Floodproof love needs a high wall that says, "I will set before my eyes no vile thing" (Psalm 101:3). Because there's plenty of vile to look at - websites, movies, TV shows, lots of skin. We just can't afford to feed the monster of desire that's devoured so many. Oh, and there's that wall that says, "Be quick to listen, slow to speak, and slow to become angry" (James 1:19). Some of the floods that ravage a marriage don't come from outside. They come from feelings and needs that got stuffed inside - because the one who loves that person wasn't listening. We can't be close for long if we don't take time - regular time - to know each other's hurts and hearts.

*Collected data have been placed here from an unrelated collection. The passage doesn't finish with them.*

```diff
@@ -341,6 +356,12 @@
                     }
                 }
                 PHASE(3);
+#if defined(LZF_FED_DECODE)
+                __builtin_amdgcn_s_waitcnt(0x0F70);
+                if (LZF_DBG_SKIP & 128) { rg.flush_dry(pend, ob0); pend = ob0; }
+                else if (LZF_DBG_SKIP & 16) pend = ob0;
+                else pend = rg.flush_lines(pend, ob0);
+#endif
                 unsigned long long unresolved = __ballot(is_near || is_slow);
                 const unsigned long long slow_mask = __ballot(is_slow);
                 {
@@ -427,7 +448,10 @@
                 }
                 PHASE(4);
                 o = ob0 + __builtin_amdgcn_readlane(incl, (nb - 1u) & 63u);
+#if defined(LZF_FED_DECODE)
+#else
                 if (!(LZF_DBG_SKIP & 16)) rg.flush(ob0, o);
+#endif
                 tidx += nb;
                 PHASE(5);
             }
diff --git a/rust-lz-fear_amd/csrc/lz4_decompress_fed.hip b/rust-lz-fear_amd/csrc/lz4_decompress_fed.hip
--- a/rust-lz-fear_amd/csrc/lz4_decompress_fed.hip
+++ b/rust-lz-fear_amd/csrc/lz4_decompress_fed.hip
@@ -68,7 +68,7 @@
     uint32_t o = 0;
     PhaseTimers ph;
 #ifdef LZF_DBG_FED_COUNT
-    uint32_t dbg_fed[5] = {0u, 0u, 0u, 0u, 0u};
+    uint32_t dbg_fed[6] = {0u, 0u, 0u, 0u, 0u, 0u};
 #endif
     if (LZF_DECODE_JOB_OUT_OF_CONTRACT(job)) continue;
     {
@@ -93,6 +93,7 @@
             expect = fs->expect; o = fs->o;
         }
         uint32_t safe = o;
+        uint32_t pend = o;
         if (o > 0) rg.fill(o > (uint32_t)RING ? o - RING : 0u, o);
         ph.start();
 #if defined(LZF_FED_FIXED_ROUNDS)
@@ -131,6 +132,7 @@
             fed_walk = false;
             if (expect == expect_in && status == LZF_OK) { bailed = true; break; }
         }
+        if (pend < o && !(LZF_DBG_SKIP & 16)) rg.flush(pend, o);
         if (parked && status == LZF_OK && !bailed) {
             if (lane == 0u) { fs->expect = expect; fs->o = o; }
             __builtin_amdgcn_fence(__ATOMIC_RELEASE, "workgroup");
diff --git a/rust-lz-fear_amd/csrc/lzf_out_ring.h b/rust-lz-fear_amd/csrc/lzf_out_ring.h
--- a/rust-lz-fear_amd/csrc/lzf_out_ring.h
+++ b/rust-lz-fear_amd/csrc/lzf_out_ring.h
@@ -51,6 +51,29 @@
     }
     __device__ __forceinline__ void fill(uint32_t a, uint32_t b) const { move<false>(a, b); }
     __device__ __forceinline__ void flush(uint32_t a, uint32_t b) const { move<true>(a, b); }
+    __device__ __forceinline__ uint32_t flush_lines(uint32_t a, uint32_t b) const {
+        const uint32_t nh = (0u - (a + rb)) & 15u;
+        if (nh != 0u) {
+            if (b - a < nh) return a;
+            if (lane < nh) out[a + lane] = at(a + lane);
+            a += nh;
+        }
+        const uint32_t nv = (b - a) >> 4;
+        for (uint32_t c = lane; c < nv; c += kWave)
+            *reinterpret_cast<LZF_GLOBAL u32x4*>(out + a + 16u * c) = *reinterpret_cast<u32x4*>(&at(a + 16u * c));
+        return a + (nv << 4);
+    }
+    __device__ __forceinline__ void flush_dry(uint32_t a, uint32_t b) const {
+        const lzf_ring_parts s = lzf_ring_split(a, b, rb);
+        if (lane < s.head) { const uint32_t v = at(a + lane); asm volatile("" :: "v"(v), "v"(out + a + lane)); }
+        a += s.head;
+        for (uint32_t c = lane; c < s.vec; c += kWave) {
+            const u32x4 v = *reinterpret_cast<u32x4*>(&at(a + 16u * c));
+            asm volatile("" :: "v"(v), "v"(out + a + 16u * c));
+        }
+        a += s.vec << 4;
+        if (lane < s.tail) { const uint32_t v = at(a + lane); asm volatile("" :: "v"(v), "v"(out + a + lane)); }
+    }
 };
 
 }
```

And we've found there's no more important wall to build than the one that reads, "Seek first the Kingdom of God" (Matthew 6:33). Two people living for themselves - or even for each other - just isn't enough to hold back the flood. It takes two people living together for the God who loves them. Praying together often, drawing closer to each other as they draw close to Him. He's a God whose love runs strong when our love runs low. He pours out His inexhaustible, unconditional love, so we have it to give to the one we've pledged our life to.

There really can be a love that lasts a lifetime. That gets stronger with time. That defies the flood. If you build your walls high.